江戸の名物、名店
江戸は大観光都市でした。絵入り地誌『江戸名所図会』には約750もの図版とともに名所や名物が掲載されています。人々は寺社に参詣し、花見や花火見物など四季折々の行楽を、さまざまな名所を巡って楽しみました。
寺社を訪れる目的は信心のためだけではありませんでした。寺社の境内や門前の多くには参拝者をターゲットとした茶屋や出店、見世物小屋などが軒を連ねて大変な賑わいでした。行楽地でも観覧客を目当てに料理茶屋や茶店などが立ち並び、その土地ならではの土産物が売られていました。名物を食べる、土産物を買うことも名所を訪れる楽しみのひとつでした。
食べ物
初鰹(日本橋魚市)
初夏のころ、黒潮に乗って北上してくる鰹を「初鰹」と呼びます。特に、江戸では、これを食べることを誇りとする風習があり、珍重されました。右の画像はちょうど初鰹をさばいているところを描いた錦絵の一部です。
梅干し(漬梅)
梅干しは亀戸梅屋敷や向島百花園のお土産として人気商品でした。亀戸梅屋敷では、園内の梅だけでは足りず、原料の梅を他から買い入れていたといいます。当時は紫蘇を用いず、赤くない梅干しが主流でした。右の画像は向島花屋敷の梅干しの商牌(ラベル)です。
土産・縁起物
すすきみみずく(雑司ヶ谷鬼子母神)
すすきの穂を束ねて作ったみみずくの人形。貧乏ゆえに病気の母親の薬が買えない少女が、鬼子母神のお告げに従ってすすきみみずくを作って売り出すと、鬼子母神のお守りとして飛ぶように売れて、母に薬を買うことができたという逸話により、鬼子母神境内で土産物として売られるようになりました。
うそ(亀戸天神)
亀戸天神では、文政3(1820)年から正月に「鷽替えの神事」が行われています。これは正月に「
料理茶屋
江戸では明暦の大火(1657)以後、定食を出す大衆食堂のような料理屋が、浅草、両国付近に出始めました。また、手の込んだ料理を提供し、座敷や庭のある高級料理茶屋が現れたのは、宝暦年間(1751-64)頃のことです。料理茶屋は参拝客や行楽客を見込んで、名所のそばに建てられ、書画会や句会、落語会も開かれて、文人たちの交流の場にもなっていました。

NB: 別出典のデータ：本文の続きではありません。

template <int BN, int STAGES>
static int launch_gemm_tma(const KGemmParams& p, cudaStream_t s, const char* what) {
    const size_t smem = (size_t)2 * STAGES * (BN * 128 + BN * 128) + gemm_acc_bytes<BN>() + 1024;
    static SmemAttrCache attr;
    int rc;
    if (p.N % 64 != 0 || BN % 64 != 0) return fail(B200RL_ERR_INVALID_ARGUMENT, "%s: N must be a multiple of 64", what);
    if (p.nchunks < 1) return fail(B200RL_ERR_INVALID_ARGUMENT, "%s: K must be at least 64", what);
    if (p.out_f32 == nullptr && !p.dual_dact3 && p.ldo % 8 != 0)
        return fail(B200RL_ERR_INVALID_ARGUMENT, "%s: output pitch must be a multiple of 8 (16-byte stores)", what);
    if ((rc = attr.ensure(tc_gemm_tma<BN, STAGES>, smem, what))) return rc;
    CUtensorMap tmA, tmB;
    const int64_t K = (int64_t)p.nchunks * 64;
    if ((rc = make_tmap_2d(&tmA, p.A, p.M, K, BN, what))) return rc;
    if ((rc = make_tmap_2d(&tmB, p.Bw, p.N, K, BN, what))) return rc;
    const int ntn = (int)ceil_div(p.N, BN);
    const int total = (int)ceil_div(p.M, BN) * ntn;
    int grid = num_sms();
    if (grid > total) grid = total;
    tc_gemm_tma<BN, STAGES><<<grid, kGemmThreads, smem, s>>>(tmA, tmB, p, total, ntn);
    return check_launch(what);
}

constexpr int kWgradTmaThreads = 384;
constexpr int kFcWgradXChunks = 2, kFcWgradYChunks = 4;
static __global__ void __launch_bounds__(kWgradTmaThreads, 1) tc_wgrad_tma(const __grid_constant__ CUtensorMap tmX,
                                                                    const __grid_constant__ CUtensorMap tmY,
                                                                    int64_t M, int64_t rows_per_cta, float* ws) {
    constexpr int R = 64, STAGES = 4, nxc = kFcWgradXChunks, nyc = kFcWgradYChunks, NY = 64 * nyc;
    extern __shared__ uint8_t smem_raw[];
    __shared__ uint64_t full_bar[STAGES], empty_bar[STAGES];
    uint8_t* smem = reinterpret_cast<uint8_t*>((reinterpret_cast<uintptr_t>(smem_raw) + 1023) & ~uintptr_t(1023));
    const int tid = threadIdx.x, warp = tid >> 5;
    const int xc0 = blockIdx.y * nxc, yc0 = blockIdx.z * nyc;
    constexpr int chunk_img = R * 128;
    constexpr int stage_bytes = (nxc + nyc) * chunk_img;
    if (tid == 0) {
        for (int s = 0; s < STAGES; ++s) { mbar_init(&full_bar[s], 1); mbar_init(&empty_bar[s], 8); }
        fence_barrier_init();
        tma_prefetch_desc(&tmX);
        tma_prefetch_desc(&tmY);
    }
    __syncthreads();
    const int64_t m_begin = (int64_t)blockIdx.x * rows_per_cta;
    int64_t m_end = m_begin + rows_per_cta;
    if (m_end > M) m_end = M;
    const int nsteps = m_end > m_begin ? (int)((m_end - m_begin + R - 1) / R) : 0;

    if (warp == 0 && (tid & 31) == 0) {
        for (int it = 0; it < nsteps; ++it) {
            const int s = it % STAGES;
            if (it >= STAGES) mbar_wait(&empty_bar[s], ((it / STAGES) - 1) & 1);
            const uint32_t dst = smem_u32(smem + (size_t)s * stage_bytes);
            const int m0 = (int)(m_begin + (int64_t)it * R);
            mbar_arrive_expect_tx(&full_bar[s], (uint32_t)stage_bytes);
            for (int c = 0; c < nxc; ++c) tma_load_2d(dst + c * chunk_img, &tmX, (xc0 + c) * 64, m0, &full_bar[s]);
            for (int c = 0; c < nyc; ++c) tma_load_2d(dst + (nxc + c) * chunk_img, &tmY, (yc0 + c) * 64, m0, &full_bar[s]);
        }
    } else if (warp >= 4) {
        const int wg = (warp - 4) >> 2, wt = tid & 127;
        float d[NY / 2];
#pragma unroll
        for (int e = 0; e < NY / 2; ++e) d[e] = 0.f;
        auto step = [&](int it) {
            const int s = it % STAGES;
            mbar_wait(&full_bar[s], (it / STAGES) & 1);
            wgmma_fence();
            const uint32_t xa = smem_u32(smem + (size_t)s * stage_bytes), ya = xa + nxc * chunk_img;
#pragma unroll
            for (int kk = 0; kk < R / 16; ++kk) {
                const uint64_t adesc = desc_mnmajor(xa + wg * chunk_img + kk * 2048, chunk_img);
                const uint64_t bdesc = desc_mnmajor(ya + kk * 2048, chunk_img);
                WgmmaBf16<NY, 1, 1>::mma(d, adesc, bdesc, (it | kk) != 0 ? 1u : 0u);
            }
            wgmma_commit();
        };
        for (int it = 0; it + 1 < nsteps; ++it) {
            step(it);
            wgmma_wait<1>();
            if (it > 0 && (tid & 31) == 0) mbar_arrive(&empty_bar[(it - 1) % STAGES]);
        }
        step(nsteps - 1);
        wgmma_wait<0>();
        wgmma_fence_operands(d);
        const int64_t NYtot = (int64_t)gridDim.z * nyc * 64;
        const int64_t KXtot = (int64_t)gridDim.y * nxc * 64;
        float* wsb = ws + (int64_t)blockIdx.x * KXtot * NYtot;
        const int row = ((wt >> 5) << 4) + ((wt & 31) >> 2), col = (wt & 3) * 2;
        float* d0 = wsb + ((int64_t)xc0 * 64 + wg * 64 + row) * NYtot + (int64_t)yc0 * 64 + col;
        float* d8 = d0 + 8 * NYtot;
#pragma unroll
        for (int j = 0; j < NY / 8; ++j) {
            *reinterpret_cast<float2*>(d0 + 8 * j) = make_float2(d[4 * j], d[4 * j + 1]);
            *reinterpret_cast<float2*>(d8 + 8 * j) = make_float2(d[4 * j + 2], d[4 * j + 3]);
        }
    }
}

後には料理茶屋自体が名所となり、錦絵や地誌に描かれるようになりました。初代歌川広重(1797-1858)が有名料理茶屋を描いたシリーズものの錦絵『江戸高名会亭尽 』では座敷の様子だけでなく、門構や庭園なども詳しく描かれています。
八百善(山谷)
享保2(1717)年に浅草山谷で創業、江戸でも随一の名店となり、文人墨客が集う高級サロンとなりました。狂歌師・戯作者の大田南畝(1749-1823)は八百善の常連客の一人で、当時の一流を並べ「詩は五山 役者は杜若 傾はかの 芸者はおかつ 料理八百善」と詠んでいます。文政5(1822)年には料理テキスト『江戸流行料理通』を発行し、これは江戸土産としても人気となりました。
青柳(両国)
東両国の駒留橋にあった料理茶屋。
大七(向島)
鯉などの川魚料理で有名な店。浴場があり、貸し浴衣のサービスがあった。
平岩(向島)
鯉料理で知られる店。
田川屋(大音寺前)
吉原田圃の裏手、鷲明神の西に位置する大音寺(現台東区龍泉)の前の料理屋。吉原帰りの人々が訪れ、庭内には浴場や茶室もあった。
植木屋(木母寺)
3代将軍徳川家光の頃に木母寺境内で参拝客を相手に掛茶屋を開いたのが始まり。植半とも呼ばれる。
万八(柳橋)
文人墨客による書画会の場となった料理茶屋。
引用・参考文献
- 日本のお守り : 神さまとご利益がわかる / 畑野栄三監修 東京 : 池田書店, 2011 <請求記号:GD33-J306>
- 日本随筆大成 第2期第1巻/ 日本随筆大成編輯部編 東京 : 吉川弘文館, 2007 <請求記号:KG294-J48>
- 江戸高名会亭尽-歌川広重 画 / 大久保純一 (浮世絵芸術 156号 2008 p.48-49 <請求記号:Z11-304>)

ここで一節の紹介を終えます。